What the task asks:
Filter the entries down to the lines holding "unsigned", then copy those lines.

Dataset entries:
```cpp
template <int BCO, int BCI, int NTG, bool PRO = false>
__global__ __launch_bounds__(512) void wgrad_halo_kernel(const GatherDesc g, const bf16_t* __restrict__ src,
                                                         const bf16_t* __restrict__ dy, const int co_rows, const int ldy,
                                                         float* __restrict__ slabs, const int nslices, const int tiles_per_split,
                                                         const long long slab_elems, const ConvPro pro) {
  extern __shared__ __attribute__((aligned(16))) unsigned char smem[];
  const int tid = threadIdx.x, lane = tid & 63;
  const int wave = __builtin_amdgcn_readfirstlane(tid >> 6);
  constexpr int NIB = BCI / 32, NCB = BCO / 32;
  constexpr int TPW = (9 + NTG - 1) / NTG;
  static_assert(NCB * NIB * NTG == 8, "8 waves");
  constexpr int ROWB_A = BCO * 2, ROWB_B = BCI * 2;
  constexpr int HW_A_BYTES = 128 * ROWB_A, HW_B_BYTES = HW_HPAD * ROWB_B, HW_STAGE = HW_A_BYTES + HW_B_BYTES;
  constexpr int RPI_A = 1024 / ROWB_A, SPR_A = ROWB_A / 16;
  constexpr int RPI_B = 1024 / ROWB_B, SPR_B = ROWB_B / 16;
  constexpr int NA = 128 / RPI_A / 8, NB = (HW_HPAD / RPI_B + 7) / 8;
  constexpr int GROUPS_B = HW_HPAD / RPI_B;
  const int tg = wave / (NCB * NIB);
  const int cb = (wave / NIB) % NCB, ib = wave % NIB;
  const int tap0 = NTG == 1 ? 0 : tg * TPW;

  const int combo = blockIdx.y, split = blockIdx.x;
  const int tile_c = combo / nslices, slice = combo - tile_c * nslices;
  const int c0 = tile_c * BCO, ci0 = slice * BCI;

  const int tiles_x = g.Wo / HW_TW, tiles_y = g.Ho / HW_TH;
  const int tiles_img = tiles_x * tiles_y;
  const int ntiles = g.N * tiles_img;
  const int tbeg = split * tiles_per_split;
  const int tend = min(ntiles, tbeg + tiles_per_split);
  const bf16_t* zero = reinterpret_cast<const bf16_t*>(g_zero_page_hw);

  struct TileAt { int img, y0, x0; };
  auto tile_at = [&](int t) {
    TileAt q;
    q.img = t / tiles_img;
    const int rem = t - q.img * tiles_img;
    const int ty = rem / tiles_x;
    q.y0 = ty * HW_TH;
    q.x0 = (rem - ty * tiles_x) * HW_TW;
    return q;
  };
  auto tile_next = [&](TileAt& q) {
    q.x0 += HW_TW;
    if (q.x0 >= g.Wo) {
      q.x0 = 0;
      q.y0 += HW_TH;
      if (q.y0 >= g.Ho) { q.y0 = 0; ++q.img; }
    }
  };
  int a_off[NA];
  int b_hyx[NB], b_c[NB];
#pragma unroll
  for (int j = 0; j < NA; ++j) {
    const int rgrp = (j * 8 + wave) * RPI_A;
    const int r = rgrp + lane / SPR_A;
    const int off = ((lane % SPR_A) * 16) ^ hw_swz<ROWB_A>(r);
    const int c = c0 + (off >> 1);
    a_off[j] = c < ldy ? ((r >> 5) * g.Wo + (r & 31)) * ldy + c : -1;
    asm volatile("" : "+v"(a_off[j]));
  }
#pragma unroll
  for (int j = 0; j < NB; ++j) {
    int grp = j * 8 + wave;
    if (grp >= GROUPS_B) grp -= GROUPS_B;
    const int hp = grp * RPI_B + lane / SPR_B;
    const int hy = hp / HW_HWD, hx = hp - hy * HW_HWD;
    b_hyx[j] = hp < HW_HPIX ? ((hy << 16) | hx) : -1;
    b_c[j] = ci0 + ((((lane % SPR_B) * 16) ^ hw_swz<ROWB_B>(hp)) >> 1);
    asm volatile("" : "+v"(b_hyx[j]), "+v"(b_c[j]));
  }
  const bool fast = !PRO && g.pad_mode == PAD_REFLECT && c0 + BCO <= ldy;
  if (fast) {
#pragma unroll
    for (int j = 0; j < NB; ++j) {
      if (b_hyx[j] < 0) b_hyx[j] = 0;
    }
  }
  const unsigned smem_lds = lds_addr_of(smem);
  struct FastBase { const bf16_t* a; const bf16_t* b; int vy0, vx0; };
  auto fast_base = [&](const TileAt& q) {
    FastBase f;
    f.a = dy + (long long)((q.img * g.Ho + q.y0) * g.Wo + q.x0) * ldy;
    f.b = src + (size_t)q.img * ((size_t)g.Hs * g.Ws * g.Cs);
    f.vy0 = q.y0 + g.by0;
    f.vx0 = q.x0 + g.bx0;
    return f;
  };
  auto issue_a_fast = [&](int stage, const FastBase& f, int j) {
    const int rgrp = (j * 8 + wave) * RPI_A;
    glds16_asm_s(f.a, (unsigned)a_off[j] * 2u, smem_lds + stage * HW_STAGE + rgrp * ROWB_A);
  };
  auto issue_b_fast = [&](int stage, const FastBase& f, int j) {
    int grp = j * 8 + wave;
    if (grp >= GROUPS_B) grp -= GROUPS_B;
    const int vy = f.vy0 + (b_hyx[j] >> 16), vx = f.vx0 + (b_hyx[j] & 0xffff);
    const int ay = max(vy, -vy), ax = max(vx, -vx);
    const int y = min(ay, 2 * g.Hl - 2 - ay), x = min(ax, 2 * g.Wl - 2 - ax);
    const unsigned voff = (unsigned)(((y >> g.up) * g.Ws + (x >> g.up)) * g.Cs + b_c[j]) * 2u;
    glds16_asm_s(f.b, voff, smem_lds + stage * HW_STAGE + HW_A_BYTES + grp * 1024);
  };
  auto issue_a = [&](int stage, const TileAt& q, int j) {
    unsigned char* sa = smem + stage * HW_STAGE;
    const int rgrp = (j * 8 + wave) * RPI_A;
    const long long base = (long long)((q.img * g.Ho + q.y0) * g.Wo + q.x0) * ldy;
    const bf16_t* p = a_off[j] >= 0 ? dy + base + a_off[j] : zero;
    glds16hw(p, sa + rgrp * ROWB_A);
  };
  auto issue_b = [&](int stage, const TileAt& q, int j) {
    unsigned char* sb = smem + stage * HW_STAGE + HW_A_BYTES;
    int grp = j * 8 + wave;
    if (grp >= GROUPS_B) grp -= GROUPS_B;
    const bf16_t* p = zero;
    if (b_hyx[j] >= 0) {
      const int y = bound_coord(q.y0 + g.by0 + (b_hyx[j] >> 16), g.Hl, g.pad_mode);
      const int x = bound_coord(q.x0 + g.bx0 + (b_hyx[j] & 0xffff), g.Wl, g.pad_mode);
      if ((y | x) >= 0) {
        if (PRO && pro.ring != nullptr && !(ring_interior(y, g.Hl) && ring_interior(x, g.Wl)))
          p = pro.ring + ((size_t)(q.img * pro.ring_pix + ring_index(y, x, g.Hl, g.Wl))) * g.Cs + b_c[j];
        else
          p = src + (unsigned)(((q.img * g.Hs + (y >> g.up)) * g.Ws + (x >> g.up)) * g.Cs + b_c[j]);
      }
    }
    glds16hw(p, sb + grp * 1024);
  };
  auto issue = [&](int stage, const TileAt& q) {
    if (fast) {
      const FastBase f = fast_base(q);
#pragma unroll
      for (int j = 0; j < NA; ++j) issue_a_fast(stage, f, j);
#pragma unroll
      for (int j = 0; j < NB; ++j) issue_b_fast(stage, f, j);
      return;
    }
#pragma unroll
    for (int j = 0; j < NA; ++j) issue_a(stage, q, j);
#pragma unroll
    for (int j = 0; j < NB; ++j) issue_b(stage, q, j);
  };
  float* const pcoef = reinterpret_cast<float*>(smem + 2 * HW_STAGE);
  auto transform = [&](int stage, int t) {
    unsigned char* sb = smem + stage * HW_STAGE + HW_A_BYTES;
    const int img = t / tiles_img;
    const int rem = t - img * tiles_img;
    const int ty = rem / tiles_x;
    const int y0 = ty * HW_TH, x0 = (rem - ty * tiles_x) * HW_TW;
    for (int v = tid; v < HW_HPIX * SPR_B; v += 512) {
      const int hp = v / SPR_B, sl = v - hp * SPR_B;
      const int hy = hp / HW_HWD, hx = hp - hy * HW_HWD;
      const int y = bound_coord(y0 + g.by0 + hy, g.Hl, g.pad_mode);
      const int x = bound_coord(x0 + g.bx0 + hx, g.Wl, g.pad_mode);
      if ((y | x) < 0) continue;
      if (pro.ring != nullptr && !(ring_interior(y, g.Hl) && ring_interior(x, g.Wl))) continue;
      const int cofs = ((sl * 16) ^ hw_swz<ROWB_B>(hp)) >> 1;
      float A8[8], B8[8], f[8];
      ldcoef<8>(pcoef + cofs, A8);
      ldcoef<8>(pcoef + BCI + cofs, B8);
      u32x4* p = reinterpret_cast<u32x4*>(sb + hp * ROWB_B + sl * 16);
      Elem<bf16_t>::unpack(*p, f);
#pragma unroll
      for (int e = 0; e < 8; ++e) {
        const float w = fmaf(A8[e], f[e], B8[e]);
        f[e] = fmaf(pro.slope, fminf(w, 0.f), fmaxf(w, 0.f));
      }
      *p = Elem<bf16_t>::pack(f);
    }
  };

  f32x16 acc[TPW];
#pragma unroll
  for (int t = 0; t < TPW; ++t)
#pragma unroll
    for (int e = 0; e < 16; ++e) acc[t][e] = 0.f;

  const int lr = lane & 31, lh = lane >> 5;
  const int tr_q = (lane & 15) >> 2, tr_p = lane & 3, tr_half = (lane >> 4) & 1;
  const int a_colb = (cb * 32 + 16 * tr_half + 4 * tr_p) * 2;
  const int b_colb = (ib * 32 + 16 * tr_half + 4 * tr_p) * 2;

  auto tr_read = [&](const unsigned char* base, int o0, int o1) {
    s16x4 lo = __builtin_amdgcn_ds_read_tr16_b64_v4i16((__attribute__((address_space(3))) s16x4*)(base + o0));
    s16x4 hi = __builtin_amdgcn_ds_read_tr16_b64_v4i16((__attribute__((address_space(3))) s16x4*)(base + o1));
    u32x2 l2 = __builtin_bit_cast(u32x2, lo), h2 = __builtin_bit_cast(u32x2, hi);
    u32x4 r;
    r.x = l2.x; r.y = l2.y; r.z = h2.x; r.w = h2.y;
    return r;
  };

  auto compute = [&](int stage) {
    const unsigned char* ab = smem + stage * HW_STAGE;
    const unsigned char* bb = ab + HW_A_BYTES;
#pragma unroll 2
    for (int kb = 0; kb < 8; ++kb) {
      const int ra = kb * 16 + 8 * lh + tr_q;
      const u32x4 af = tr_read(ab, ra * ROWB_A + (a_colb ^ hw_swz<ROWB_A>(ra)), (ra + 4) * ROWB_A + (a_colb ^ hw_swz<ROWB_A>(ra + 4)));
      const int py = kb >> 1, px0 = (kb & 1) * 16;
#pragma unroll
      for (int t = 0; t < TPW; ++t) {
        const int tap = tap0 + t;
        if (NTG > 1 && tap >= 9) break;
        const int ty = tap / 3, tx = tap - ty * 3;
        const int rb = (py + ty) * HW_HWD + px0 + tx + 8 * lh + tr_q;
        const u32x4 bf = tr_read(bb, rb * ROWB_B + (b_colb ^ hw_swz<ROWB_B>(rb)), (rb + 4) * ROWB_B + (b_colb ^ hw_swz<ROWB_B>(rb + 4)));
        acc[t] = __builtin_amdgcn_mfma_f32_32x32x16_bf16(__builtin_bit_cast(bf16x8, af), __builtin_bit_cast(bf16x8, bf), acc[t], 0, 0, 0);
      }
    }
  };

  const int nt = tend - tbeg;
  int cur_img = -1;
  TileAt nxt = tile_at(tbeg);
#pragma unroll 1
  for (int it = -1; it < nt; ++it) {
    if (it >= 0) {
      asm volatile("s_waitcnt vmcnt(0)" ::: "memory");
      __builtin_amdgcn_s_barrier();
    }
    bool reload = false;
    float cval = 0.f;
    if constexpr (PRO) {
      if (it >= 0 && pro.A != nullptr) {
        const int img = (tbeg + it) / tiles_img;
        reload = img != cur_img;
        if (reload && tid < 2 * BCI)
          cval = (tid < BCI ? pro.A : pro.B)[(size_t)img * pro.n_stride + ci0 + (tid < BCI ? tid : tid - BCI)];
        cur_img = img;
      }
    }
    if (it + 1 < nt) issue((it + 1) & 1, nxt);
    if constexpr (PRO) {
      if (it >= 0 && pro.A != nullptr) {
        if (reload) {
          if (it + 1 < nt) hw_wait_vm<NA + NB>(); else hw_wait_vm<0>();
          if (tid < 2 * BCI) pcoef[tid] = cval;
          __syncthreads();
        }
        transform(it & 1, tbeg + it);
        asm volatile("s_waitcnt lgkmcnt(0)" ::: "memory");
        __builtin_amdgcn_s_barrier();
      }
    }
    if (it >= 0) compute(it & 1);
    tile_next(nxt);
  }

  float* slab = slabs + (size_t)split * slab_elems;
  const int co_w = __builtin_amdgcn_readfirstlane(c0 + cb * 32);
  float* p0 = slab + (size_t)(co_w + 4 * lh) * g.K + ci0 + ib * 32 + lr;
#pragma unroll
  for (int t = 0; t < TPW; ++t) {
    const int tap = tap0 + t;
    if (NTG > 1 && tap >= 9) break;
    float* pt = p0 + tap * g.Cs;
#pragma unroll
    for (int q = 0; q < 4; ++q) {
      if (co_w + 8 * q >= co_rows) break;
#pragma unroll
      for (int r = 0; r < 4; ++r) pt[(size_t)(8 * q + r) * g.K] = acc[t][q * 4 + r];
    }
  }
}

template <int BCO, int BCI, int NTG>
static hipError_t launch_wgrad_halo(const GatherDesc& g, const void* src, const void* dy, int co_rows, int ldy, float* slabs,
                                    size_t slab_capacity_elems, int num_cu, int* nsplit_out, bool force, hipStream_t st,
                                    const ConvPro* pro) {
  const int nslices = g.Cs / BCI, tiles_c = (co_rows + BCO - 1) / BCO;
  const int combos = nslices * tiles_c;
  const int ntiles = g.N * (g.Ho / HW_TH) * (g.Wo / HW_TW);
  int splits = std::max(1, num_cu / combos);
  if (splits > 8) splits -= splits % 8;
  if (splits > ntiles / 4) splits = std::max(1, ntiles / 4);
  const long long slab_elems = wgrad_slab_elems(co_rows, g.K);
  if ((size_t)slab_elems * splits > slab_capacity_elems) splits = (int)(slab_capacity_elems / (size_t)slab_elems);
  if (splits < 1) return hipErrorNotSupported;
  if (!force && combos * splits < (num_cu * 3) / 4) return hipErrorNotSupported;
  const int tps = (ntiles + splits - 1) / splits;
  const int zs = (ntiles + tps - 1) / tps;
  const size_t lds = 2 * (size_t)(128 * BCO * 2 + HW_HPAD * BCI * 2) + (pro != nullptr ? 2 * BCI * sizeof(float) : 0);
  auto kern = pro != nullptr ? wgrad_halo_kernel<BCO, BCI, NTG, true> : wgrad_halo_kernel<BCO, BCI, NTG, false>;
  static bool attr_done[2] = {false, false};
  const int which = pro != nullptr ? 1 : 0;
  if (!attr_done[which]) {
    hipError_t e = hipFuncSetAttribute(reinterpret_cast<const void*>(kern), hipFuncAttributeMaxDynamicSharedMemorySize, (int)lds);
    if (e != hipSuccess) return e;
    attr_done[which] = true;
  }
  const ConvPro pv = pro != nullptr ? *pro : ConvPro{nullptr, nullptr, 0, 0.f, nullptr, 0};
  count_launch(K_WGRAD_HALO);
  prof_begin(PROF_WGRAD, 2.0 * (double)g.M * 9.0 * (double)g.Clog * (double)co_rows, st);
  hipLaunchKernelGGL(kern, dim3(zs, combos), dim3(512), lds, st, g, (const bf16_t*)src, (const bf16_t*)dy, co_rows, ldy, slabs,
                     nslices, tps, slab_elems, pv);
  prof_end(PROF_WGRAD, st);
  *nsplit_out = zs;
  return hipGetLastError();
}

hipError_t wgrad_halo(const GatherDesc& g, const void* src, const void* dy, int co_rows, int ldy, float* slabs,
                      size_t slab_capacity_elems, int num_cu, int* nsplit_out, bool force, hipStream_t st, const ConvPro* pro) {
  if (pro != nullptr && pro->ring != nullptr && (g.Hl < 4 || g.Wl < 4)) return hipErrorNotSupported;
  if (g.sh != 1 || g.sw != 1 || g.ys != 1 || g.xs != 1 || g.th != 3 || g.tw != 3) return hipErrorNotSupported;
  if (g.Ho % HW_TH != 0 || g.Wo % HW_TW != 0) return hipErrorNotSupported;
  if ((long long)g.N * g.Hs * g.Ws * g.Cs >= (1ll << 31)) return hipErrorNotSupported;
  if (co_rows <= 64) {
    if (g.Cs % 128 == 0 && co_rows >= 48)
      return launch_wgrad_halo<64, 128, 1>(g, src, dy, co_rows, ldy, slabs, slab_capacity_elems, num_cu, nsplit_out, force, st, pro);
    if (g.Cs % 64 == 0 && co_rows <= 32)
      return launch_wgrad_halo<64, 64, 2>(g, src, dy, co_rows, ldy, slabs, slab_capacity_elems, num_cu, nsplit_out, force, st, pro);
    return hipErrorNotSupported;
  }
  if (g.Cs % 64 != 0 || co_rows < 96) return hipErrorNotSupported;
  return launch_wgrad_halo<128, 64, 1>(g, src, dy, co_rows, ldy, slabs, slab_capacity_elems, num_cu, nsplit_out, force, st, pro);
}

}
```

Before: 467.5.

## Iterate halo rows in weight-grad kernel to reuse B fragments across taps

For the single-tap-group case, the 3x3 weight-gradient inner loop now walks halo rows instead of output k-blocks. Each B fragment is read from LDS once per halo row and half and reused across all vertical taps, and A fragments sit in a small rotating register buffer. LDS addresses are precomputed per lane with a 4-way swizzle table and pinned with empty asm to cut address arithmetic. This lowers LDS transpose-read traffic and ALU overhead, at the cost of more registers and full unrolling. The multi-tap-group path is unchanged.

```diff
diff --git a/de-i2i-gan_amd/csrc/wgrad_halo.hip b/de-i2i-gan_amd/csrc/wgrad_halo.hip
--- a/de-i2i-gan_amd/csrc/wgrad_halo.hip
+++ b/de-i2i-gan_amd/csrc/wgrad_halo.hip
@@ -216,23 +216,80 @@
     return r;
   };
 
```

Exercise answer:
  extern __shared__ __attribute__((aligned(16))) unsigned char smem[];
  const unsigned smem_lds = lds_addr_of(smem);
    glds16_asm_s(f.a, (unsigned)a_off[j] * 2u, smem_lds + stage * HW_STAGE + rgrp * ROWB_A);
    const unsigned voff = (unsigned)(((y >> g.up) * g.Ws + (x >> g.up)) * g.Cs + b_c[j]) * 2u;
    unsigned char* sa = smem + stage * HW_STAGE;
    unsigned char* sb = smem + stage * HW_STAGE + HW_A_BYTES;
          p = src + (unsigned)(((q.img * g.Hs + (y >> g.up)) * g.Ws + (x >> g.up)) * g.Cs + b_c[j]);
    unsigned char* sb = smem + stage * HW_STAGE + HW_A_BYTES;
  auto tr_read = [&](const unsigned char* base, int o0, int o1) {
    const unsigned char* ab = smem + stage * HW_STAGE;
    const unsigned char* bb = ab + HW_A_BYTES;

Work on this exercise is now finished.